[Dataset entries]

int ddpm_sample_sigma_init(float* x, void* model_in, float* t_model, int* cursor, const float* timesteps,
                           const float* init , float* eps_out , int B, int64_t per_row, int I,
                           int start, float k, float nn, float c_in, int cfg, int shared, uint64_t seed, int dtype, void* stream);
int ddpm_sample_sigma(float* x, float* xs, float* hist, const void* model_out, void* model_in, float* t_model, const int* cursor,
                      const float* timesteps, const float* coef, const int* plan, float* z_out ,
                      const float* mask , const float* init , const float* keep_coef ,
                      int B, int64_t per_row, int64_t hw, int I, int cfg, int shared, float guidance_scale, int dtype,
                      void* stream);

int ddpm_cfg_rescale(void* model_out, float* k_out , int B, int64_t per_row, float guidance_scale, float rescale,
                     int dtype, void* stream);

int geglu_gate_fwd(const void* y, void* out, int64_t M, int C, int dtype, void* stream);
int geglu_gate_bwd(const void* y, const void* dout, void* dy, int64_t M, int C, int dtype, void* stream);
int attn_split_heads(const void* src, void* dst, int B, int N, int H, int d, int D, int dtype, void* stream);
int attn_merge_heads(const void* src, void* dst, int B, int N, int H, int d, int D, int dtype, void* stream);
int attn_merge_heads_strided(const void* src, void* dst, int B, int N, int H, int d, int D, int64_t sB, int64_t sH,
                             int64_t sN, int dtype, void* stream);

int64_t group_norm_act_workspace_bytes(int N, int C, int HW, int groups, int channels_last, int want_da);
int group_norm_act_plan(int N, int C, int HW, int groups, int channels_last, int backward);
int group_norm_act_fwd(const void* x, const void* addend , const void* gamma, const void* beta, void* y,
                       float* mean, float* rstd, void* workspace, int N, int C, int HW, int groups, float eps, int act,
                       int channels_last, int dtype, void* stream);
int group_norm_act_bwd(const void* dy, const void* x, const void* addend , const void* gamma, const void* beta,
                       const float* mean, const float* rstd, void* dx, void* da , void* workspace, int N, int C,
                       int HW, int groups, int act, int channels_last, int dtype, void* stream);
int group_norm_act_bwd_res(const void* dy, const void* dh , const void* x, const void* addend ,
                           const void* gamma, const void* beta, const float* mean, const float* rstd, void* dx,
                           void* da , void* workspace, int N, int C, int HW, int groups, int act, int dtype,
                           void* stream);

int residual_bias_add_supported(int N, int C, int HW, int dtype);
int residual_bias_add(const void* h, const void* res, const void* b1, const void* b2 , void* out, int N, int C,
                      int HW, int dtype, void* stream);
int tokens_nchw_supported(int N, int C, int HW, int dtype);
int tokens_to_nchw_add(const void* tok, const void* res , void* out, int N, int C, int HW, int dtype,
                       void* stream);
int nchw_to_tokens(const void* x, void* tok, int N, int C, int HW, int dtype, void* stream);

int time_proj_supported(int N, int E, int dtype);
int time_proj_all(const void* t, const void* const* W, const void* const* b , const void* const* cb ,
                  const int* C, void* out, int L, int N, int E, int dtype, void* stream);
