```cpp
LIDAR_EXPORT int lidar_sa_group_mlp_bq_f32(lidar_handle *h, int32_t x1, const float *xyz, const void *grid,
                                           const float *centres, int64_t batch, int64_t n, int64_t m, float radius,
                                           int32_t nsample, int32_t c1, int32_t c2, int32_t c3, const void *packed,
                                           float *out, int64_t out_stride, int64_t out_offset, int32_t *out_idx,
                                           void *stream)
{
    REQUIRE(radius >= 0.0f, "lidar_sa_group_mlp_bq_f32: negative radius");
    if (int rc = lidar_sa::check_args("lidar_sa_group_mlp_bq_f32", h && xyz && grid && centres && packed && out,
                                      batch >= 0 && n >= 1 && n < 0x3fffffff && m >= 1 && m < 0x7fffffff, true,
                                      out_offset, c3, out_stride))
        return rc;
    if (batch == 0) return LIDAR_OK;
    ON_DEVICE(h->device);
    hipStream_t s = static_cast<hipStream_t>(stream);
    const char *g = static_cast<const char *>(grid);
#define LIDAR_SABQ(C1_, C2_, C3_, NS_, X_, LEAN_)                                                              \
    if (X_ && c1 == C1_ && c2 == C2_ && c3 == C3_ && nsample == NS_)                                           \
        return launch_x3_bq<C1_, C2_, C3_, NS_, X_>(x1 != 0, xyz, g, centres, batch, n, m, radius, packed, out, \
                                                    out_stride, out_offset, out_idx, s);
    LIDAR_SA_SHAPES(LIDAR_SABQ)
#undef LIDAR_SABQ
    return lidar::fail(LIDAR_EINVAL, "lidar_sa_group_mlp_bq_f32: unsupported (widths, nsample) combination");
}
```

### lidar_ai_recommendation_software_amd/csrc/bq_grid.hpp

```cpp
#pragma once
#include "common.hpp"

namespace lidar_bq {

constexpr int kTab = 16384;
#ifndef LIDAR_BQ_KCAP
#define LIDAR_BQ_KCAP 512
#endif
constexpr int kCap = LIDAR_BQ_KCAP;
constexpr int kGridMinN = 1024;

struct BqGrid {
    float minx, miny, minz, inv_s;
    int dx, dy, dz, ncell;
    int win_shift, nwin;
    int pad[2];
};

__host__ __device__ constexpr uint64_t grid_frame_bytes(int64_t n)
{
    return 64 + (uint64_t)(kTab + 64) * 4 + (uint64_t)n * 16;
}

__device__ __forceinline__ int cell_of(float v, float lo, float inv_s, int d)
{
    float u = __fmul_rn(__fsub_rn(v, lo), inv_s);
    u = fminf(fmaxf(u, -2.0f), (float)d + 1.0f);
    return (int)floorf(u);
}

__device__ __forceinline__ int point_slot(float x, float y, float z, int k, const BqGrid &g)
{
    const int ix = min(max(cell_of(x, g.minx, g.inv_s, g.dx), 0), g.dx - 1);
    const int iy = min(max(cell_of(y, g.miny, g.inv_s, g.dy), 0), g.dy - 1);
    const int iz = min(max(cell_of(z, g.minz, g.inv_s, g.dz), 0), g.dz - 1);
    return (k >> g.win_shift) * g.ncell + (ix * g.dy + iy) * g.dz + iz;
}

template <class Out>
__device__ __forceinline__ void scan_range(const float *__restrict__ p, int lo, int hi, float cx, float cy,
                                           float cz, float r2, int ns, int lane, uint64_t below, int &cnt,
                                           int &first, Out *o)
{
    for (int k0 = lo; k0 < hi && cnt < ns; k0 += 64) {
        const int k = k0 + lane;
        bool hit = false;
        if (k < hi) hit = lidar::dist2f(p[3 * k], p[3 * k + 1], p[3 * k + 2], cx, cy, cz) < r2;
        const uint64_t mk = __ballot(hit);
        if (mk) {
            if (first < 0) first = k0 + __ffsll((unsigned long long)mk) - 1;
            const int rk = cnt + __popcll(mk & below);
            if (hit && rk < ns) o[rk] = k;
            cnt += __popcll(mk);
        }
    }
}

__device__ __forceinline__ void lds_wave_sync()
{
    asm volatile("s_waitcnt lgkmcnt(0)" ::: "memory");
    __builtin_amdgcn_wave_barrier();
}
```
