template <int C, int PPT, int NW, bool LIVE = false>
__device__ __forceinline__ void raster_bwd_body(BwdShared<C, 64 * NW>& sh, int tile, int wave_base, int width,
                                                int height, int tile_w, const float4* __restrict__ splats,
                                                const int32_t* __restrict__ tile_offsets,
                                                const int32_t* __restrict__ flatten_ids,
                                                const float* __restrict__ alphas,
                                                const int32_t* __restrict__ last_ids,
                                                const float* __restrict__ v_render,
                                                const float* __restrict__ v_alphas, float* __restrict__ v_splats,
                                                const Composite& comp, const Segments& seg = Segments{nullptr, nullptr, nullptr, 1, 0, 0},
                                                int part = 0, const uint32_t* __restrict__ live_words = nullptr) {
  constexpr int NT = 64 * NW;
  constexpr int RSTEP = TILE / PPT;
  constexpr int NV = rec_vec4(C);
  auto& lds = sh.rec;
  auto& lds_gid = sh.gid;
  auto& lds_mask = sh.mask;
  auto& lds_max = sh.mx;
  auto& lds_red = sh.red;
  const int tile_y = tile / tile_w, tile_x = tile - tile_y * tile_w;
  const int start = tile_offsets[tile], end = tile_offsets[tile + 1];
  if (end <= start) return;
  const int lane = fg::lane_id(), wl = NW == 1 ? 0 : __builtin_amdgcn_readfirstlane(threadIdx.x >> 6),
            wave = wave_base + wl;
  const int col = threadIdx.x & 15, row0 = 4 * wave_base + (threadIdx.x >> 4);
  const int ix = tile_x * TILE + col;
  const float px = (float)ix + 0.5f;
  const StripBounds sb = strip_bounds((float)(tile_x * TILE), (float)(tile_y * TILE));
  const unsigned my_strips = wave_strips<PPT>(wave);

  float T[PPT], rest[PPT], vr[PPT][C];
  const float pyb = (float)(tile_y * TILE + (int)(threadIdx.x >> 4) - 4 * wl) + 0.5f;
  int last[PPT];
  int my_max = start - 1;
  FG_TL_MARK(0);
  int lo = start, hi = end, bin_final = start - 1;
  int slot_last[PPT];
  bool from_ckpt = false;
  const float4* ck_slot = nullptr;
  bool share_job = false;
  if constexpr (C == 3 && NW == 1) share_job = seg.ckpt && seg.parts > 1;
  if (share_job) {
    const int4 tl = reinterpret_cast<const int4*>(seg.ckpt)[tile];
    const int tls[4] = {tl.x, tl.y, tl.z, tl.w};
#pragma unroll
    for (int k = 0; k < PPT; ++k) {
      slot_last[k] = __builtin_amdgcn_readfirstlane(tls[wave + k * (4 / PPT)]);
      bin_final = max(bin_final, slot_last[k]);
    }
    const int n_used = bin_final - start + 1;
    if (n_used <= 0) return;
    const int nseg = seg_count(n_used, seg.fine);
    const int c0 = part * nseg / seg.parts, c1 = (part + 1) * nseg / seg.parts;
    if (c0 == c1) return;
    lo = start + seg_bound(c0, seg.fine);
    hi = bin_final + 1;
    if (c1 < nseg) {
      hi = start + seg_bound(c1, seg.fine);
      from_ckpt = true;
      ck_slot = seg.ckpt + seg_slots_offset4(tile_w * ((height + TILE - 1) / TILE), width, height) +
                seg_slot_index(seg_slot_base(seg.slot_tab, start, tile), start, hi, seg.fine) * FG_SEG_SLOT4;
    }
  }
  FG_TL_MARK(1);
  struct Px {
    float alpha, va;
    int last;
    unsigned blocked;
    float v[C];
  } raw[PPT];
  float4 ckv[PPT];
  float cfv[PPT][3], tfe[PPT];
  const float* t_exact = nullptr;
  if constexpr (C == 3 && NW == 1) {
    if (from_ckpt)
      t_exact = reinterpret_cast<const float*>(seg.ckpt + seg_plane_offset4(tile_w * ((height + TILE - 1) / TILE)));
  }
  {
    const int ixc = min(ix, width - 1);
#pragma unroll
    for (int k = 0; k < PPT; ++k) {
      const int iyc = min(tile_y * TILE + row0 + k * RSTEP, height - 1);
      const size_t pix = (size_t)iyc * width + ixc;
      raw[k].alpha = alphas[pix];
      raw[k].last = last_ids[pix];
#pragma unroll
      for (int c = 0; c < C; ++c) raw[k].v[c] = v_render[pix * C + c];
    }
    if (v_alphas) {
#pragma unroll
      for (int k = 0; k < PPT; ++k)
        raw[k].va = v_alphas[(size_t)min(tile_y * TILE + row0 + k * RSTEP, height - 1) * width + ixc];
    } else {
#pragma unroll
      for (int k = 0; k < PPT; ++k) raw[k].va = 0.f;
    }
    if (comp.n_clamp > 0) {
#pragma unroll
      for (int k = 0; k < PPT; ++k)
        raw[k].blocked = comp.clamp_mask[(size_t)min(tile_y * TILE + row0 + k * RSTEP, height - 1) * width + ixc];
    } else {
#pragma unroll
      for (int k = 0; k < PPT; ++k) raw[k].blocked = 0u;
    }
#pragma unroll
    for (int k = 0; k < PPT; ++k) {
      ckv[k] = make_float4(1.f, 0.f, 0.f, 0.f);
      cfv[k][0] = cfv[k][1] = cfv[k][2] = 0.f;
      tfe[k] = 1.f;
    }
    if constexpr (C == 3 && NW == 1) {
      if (from_ckpt) {
#pragma unroll
        for (int k = 0; k < PPT; ++k) {
          const int iyc = min(tile_y * TILE + row0 + k * RSTEP, height - 1);
          const size_t pix = (size_t)iyc * width + ixc;
          ckv[k] = ck_slot[(row0 + k * RSTEP) * TILE + col];
          tfe[k] = t_exact[pix];
#pragma unroll
          for (int c = 0; c < 3; ++c) cfv[k][c] = seg.render_raw[pix * 3 + c];
        }
      }
    }
  }
#pragma unroll
  for (int k = 0; k < PPT; ++k) {
    const int iy = tile_y * TILE + row0 + k * RSTEP;
    const bool inside = ix < width && iy < height;
    const float alpha_f = inside ? raw[k].alpha : 0.f;
    T[k] = 1.f - alpha_f;
    last[k] = inside ? raw[k].last : start - 1;
    float va = inside ? raw[k].va : 0.f;
    const unsigned blocked = inside ? raw[k].blocked : 0u;
#pragma unroll
    for (int c = 0; c < C; ++c) {
      float v = inside ? raw[k].v[c] : 0.f;
      if ((blocked >> c) & 1u) v = 0.f;
      if (comp.background) va -= v * comp.background[c];
      vr[k][c] = v;
    }
    rest[k] = T[k] * va;
    if constexpr (C == 3 && NW == 1) {
      if (from_ckpt) {
        const float prefix[3] = {ckv[k].y, ckv[k].z, ckv[k].w};
        float sfx = 0.f;
#pragma unroll
        for (int c = 0; c < 3; ++c) {
          float f = cfv[k][c];
          if (comp.background) f -= (1.f - alpha_f) * comp.background[c];
          sfx += vr[k][c] * (f - prefix[c]);
        }
        const bool resume = last[k] >= hi;
        const float rho = T[k] * __builtin_amdgcn_rcpf(fmaxf(tfe[k], 1e-30f));
        T[k] = resume ? ckv[k].x * rho : T[k];
        rest[k] -= resume ? sfx * rho : 0.f;
      }
    }
    my_max = max(my_max, last[k]);
  }
  FG_TL_MARK(2);
  if (!share_job) {
    bin_final = __builtin_amdgcn_readfirstlane(fg::wave_max_i32(my_max));
    if (NW > 1) {
      if (lane == 0) lds_max[wl] = bin_final;
      __syncthreads();
#pragma unroll
      for (int w = 0; w < NW; ++w) bin_final = max(bin_final, lds_max[w]);
    }
    if (bin_final - start + 1 <= 0) return;
    hi = bin_final + 1;
    if constexpr (LIVE) {
#pragma unroll
      for (int k = 0; k < PPT; ++k) slot_last[k] = __builtin_amdgcn_readfirstlane(fg::wave_max_i32(last[k]));
    }
  }
  const int n_used = bin_final - start + 1;
  (void)n_used;
  const int n_batches = (hi - lo + NT - 1) / NT;
  if (threadIdx.x == 0) { FG_STAT(5, n_used); FG_STAT(6, end - start); }
  uint32_t red_wr[(8 + C + 3) / 4];
#pragma unroll
  for (int i = 0; i < (8 + C + 3) / 4; ++i) red_wr[i] = fg::lds_opaque(&lds_red[wl][4 * i * fg::FG_RED_STRIDE + lane]);
  float g[16];
#pragma unroll
  for (int q = 0; q < 16; ++q) asm volatile("v_mov_b32 %0, 0" : "=v"(g[q]));

  for (int b = n_batches - 1; b >= 0; --b) {
    const int batch = __builtin_amdgcn_readfirstlane(lo + b * NT);
    __syncthreads();
    FG_TL_STAGE_BEGIN();
    const int tl = NW == 1 ? fresh_lane_id() : (int)threadIdx.x;
    const int idx = batch + tl;
    unsigned mask = 0;
    const int gid_early = (LIVE && idx < hi) ? flatten_ids[idx] : 0;
    if constexpr (LIVE) {
      if (idx < hi) {
        const uint32_t lw = live_words[idx];
#pragma unroll
        for (int k = 0; k < PPT; ++k) {
          const int s4 = wave + k * (4 / PPT);
          if (((lw >> (8 * s4)) & 1u) && idx <= slot_last[k]) mask |= 1u << s4;
        }
      }
    }
    if (LIVE ? mask != 0u : idx < hi) {
      const int gid = LIVE ? gid_early : flatten_ids[idx];
      lds_gid[tl] = gid;
      const float4* rec = splats + (size_t)gid * (FG_SPLAT_FLOATS / 4);
      float4 v[NV];
#pragma unroll
      for (int q = 0; q < NV; ++q) v[q] = rec[q];
      if constexpr (!LIVE) mask = strip_mask(v[0].x, v[0].y, v[0].z, v[0].w, v[1].x, v[1].y, sb);
      if constexpr (C == 3) {
        v[2].y = v[0].w * (0.5f * FG_NEG_LOG2E);
        v[2].z = v[1].x * FG_NEG_LOG2E;
        v[2].w = v[1].y * (0.5f * FG_NEG_LOG2E);
      }
#pragma unroll
      for (int q = 0; q < NV; ++q) lds[tl][q] = v[q];
    }
    lds_mask[tl] = mask;
    __syncthreads();
    FG_TL_STAGE_END();
    for (int i = NT / 64 - 1; i >= 0; --i) {
      uint64_t todo = __ballot((lds_mask[64 * i + lane] & my_strips) != 0u);
      while (todo != 0ull) {
        const int bit = 63 - __builtin_clzll(todo);
        todo &= ~(1ull << bit);
        const int j = 64 * i + bit;
        const int idx_j = batch + j;
        if (NW > 1) {
          bool reach = false;
#pragma unroll
          for (int k = 0; k < PPT; ++k) reach = reach || (idx_j <= last[k]);
          if (!__any(reach)) continue;
        }

        FG_STAT(0, 1);
        Splat s;
        float f[C];
        read_record<C>(lds[j], s, f);
        const int gid_v = lds_gid[j];
        const float dx = s.x - px, dy_base = s.y - pyb;
        SigmaTerms st;
        if constexpr (C == 3) {
          const float4 tail = lds[j][2];
          st = sigma_terms_prescaled(tail.y, tail.z, tail.w, dx);
        } else {
          st = sigma_terms(s, dx);
        }
#define FG_BWD_SLOT_UPDATE(K, VALID, VIS, ALPHA)                                                        \
  do {                                                                                                  \
    FG_STAT(2, 1);                                                                                      \
    FG_STAT(3, __popcll(VALID));                                                                        \
    contributed = true;                                                                                 \
    const float dy = slot_dy<PPT>(dy_base, wave, K);                                                    \
    const float ov = s.o * (VIS);                                                                       \
    const float a_eff = lane_select0(VALID, ALPHA);                                                     \
    const float ra = __builtin_amdgcn_rcpf(1.f - a_eff);     \
    T[K] *= ra;                                                                                         \
    const float fac = a_eff * T[K];                                                                     \
    float cdot = 0.f;                                                                                   \
    _Pragma("unroll") for (int c = 0; c < C; ++c) {                                                     \
      g[8 + c] += fac * vr[K][c];                                                                       \
      cdot += f[c] * vr[K][c];                                                                          \
    }                                                                                                   \
     \
    const float v_alpha = fmaf(cdot, T[K], rest[K] * ra);                                               \
    rest[K] = fmaf(-cdot, fac, rest[K]);                                                                \
    const uint64_t open = (VALID) & lanes_ole(ov, FG_ALPHA_MAX);  \
    const float v_o = lane_select0(open, (VIS) * v_alpha);                             \
    const float v_sigma = -s.o * v_o;                                                                   \
    g[2] += v_o;                                                                                        \
                     \
    const float vsdy = v_sigma * dy;                                                                    \
    g[4] += vsdy;                                                                                       \
    g[5] = fmaf(vsdy, dy, g[5]);                                                                        \
        \
    g[6] = fmaf(fabsf(v_sigma), fabsf(fmaf(s.b, dy, adx)), g[6]);                                       \
    g[7] = fmaf(fabsf(v_sigma), fabsf(fmaf(s.c, dy, bdx)), g[7]);                                       \
  } while (0)
        bool contributed = false;
        const float adx = s.a * dx, bdx = s.b * dx;
        if constexpr (LIVE) {
          const unsigned smask = __builtin_amdgcn_readfirstlane(lds_mask[j]);
#pragma unroll
          for (int k = 0; k < PPT; ++k) {
            if (!((smask >> (wave + k * (4 / PPT))) & 1u)) continue;
            const float e2 = neg_sigma_log2e(st, slot_dy<PPT>(dy_base, wave, k));
            const float vis = __builtin_amdgcn_exp2f(e2);
            const float alpha = fminf(FG_ALPHA_MAX, s.o * vis);
            const uint64_t valid = lanes_sle(idx_j, last[k]) & lanes_ule(e2, 0.f) & lanes_uge(alpha, FG_ALPHA_SKIP);
            FG_STAT(1, 1);
            if (valid == 0ull) continue;
            FG_BWD_SLOT_UPDATE(k, valid, vis, alpha);
          }
        } else {
          float vis_k[PPT], alpha_k[PPT];
          uint64_t valid_k[PPT];
#pragma unroll
          for (int k = 0; k < PPT; ++k) {
            const float e2 = neg_sigma_log2e(st, slot_dy<PPT>(dy_base, wave, k));
            vis_k[k] = __builtin_amdgcn_exp2f(e2);
            alpha_k[k] = fminf(FG_ALPHA_MAX, s.o * vis_k[k]);
            valid_k[k] = lanes_sle(idx_j, last[k]) & lanes_ule(e2, 0.f) & lanes_uge(alpha_k[k], FG_ALPHA_SKIP);
            FG_STAT(1, 1);
          }
#pragma unroll
          for (int k = 0; k < PPT; ++k) {
            const uint64_t valid = valid_k[k];
            if (valid == 0ull) continue;
            FG_BWD_SLOT_UPDATE(k, valid, vis_k[k], alpha_k[k]);
          }
        }
#undef FG_BWD_SLOT_UPDATE
        if (!contributed) continue;
        {
          const float s0 = -s.o * g[2], s1 = g[4];
          g[0] = fmaf(s.b, s1, adx * s0);
          g[1] = fmaf(s.c, s1, bdx * s0);
          g[3] = (0.5f * dx * dx) * s0;
          g[4] = dx * s1;
          g[5] *= 0.5f;
        }
        FG_STAT(4, 1);
#if FG_BWD_LDS_REDUCE
        (void)lds_red;
        if (true) {
          const float total = fg::wave_reduce_rows_lds<8 + C>(g, red_wr, lds_red[wl], lane);
          if ((lane & 3) == 0 && (lane >> 2) < 8 + C) {
            const int gid_s = __builtin_amdgcn_readfirstlane(gid_v);
            float* dst = v_splats + (size_t)gid_s * FG_SPLAT_FLOATS + (lane >> 2);
            __hip_atomic_fetch_add(dst, total, __ATOMIC_RELAXED, __HIP_MEMORY_SCOPE_AGENT);
          }
        } else
#endif
        if (C <= 4) {
          const float total = fg::wave_reduce12_transposed(g);
          if (fg::wave_reduce12_owner(lane)) {
            const int gid_s = __builtin_amdgcn_readfirstlane(gid_v);
            float* dst = v_splats + (size_t)gid_s * FG_SPLAT_FLOATS + fg::wave_reduce12_index(lane);
            __hip_atomic_fetch_add(dst, total, __ATOMIC_RELAXED, __HIP_MEMORY_SCOPE_AGENT);
          }
        } else {
          const float total = fg::wave_reduce16_transposed(g);
          if ((lane & 3) == 0) {
            const int gid_s = __builtin_amdgcn_readfirstlane(gid_v);
            float* dst = v_splats + (size_t)gid_s * FG_SPLAT_FLOATS + (lane >> 2);
            __hip_atomic_fetch_add(dst, total, __ATOMIC_RELAXED, __HIP_MEMORY_SCOPE_AGENT);
          }
        }
        asm volatile("v_mov_b32 %0, 0" : "=v"(g[2]));
#pragma unroll
        for (int q = 4; q + 1 < 8 + C; q += 2) {
          struct F2 { float a, b; };
          double z;
          asm volatile("v_mov_b64 %0, 0" : "=v"(z));
          const F2 h = __builtin_bit_cast(F2, z);
          g[q] = h.a;
          g[q + 1] = h.b;
        }
        if ((8 + C) & 1) asm volatile("v_mov_b32 %0, 0" : "=v"(g[8 + C - 1]));
      }
    }
  }
}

> **Work instruction**: All lines from the start of the entries through the line where "const float* timesteps, const" sits should be duplicated exactly, with nothing else in the output.

> **Solution for this task**:
int ddpm_sample_sigma_init(float* x, void* model_in, float* t_model, int* cursor, const float* timesteps,
                           const float* init , float* eps_out , int B, int64_t per_row, int I,
                           int start, float k, float nn, float c_in, int cfg, int shared, uint64_t seed, int dtype, void* stream);
int ddpm_sample_sigma(float* x, float* xs, float* hist, const void* model_out, void* model_in, float* t_model, const int* cursor,
                      const float* timesteps, const float* coef, const int* plan, float* z_out ,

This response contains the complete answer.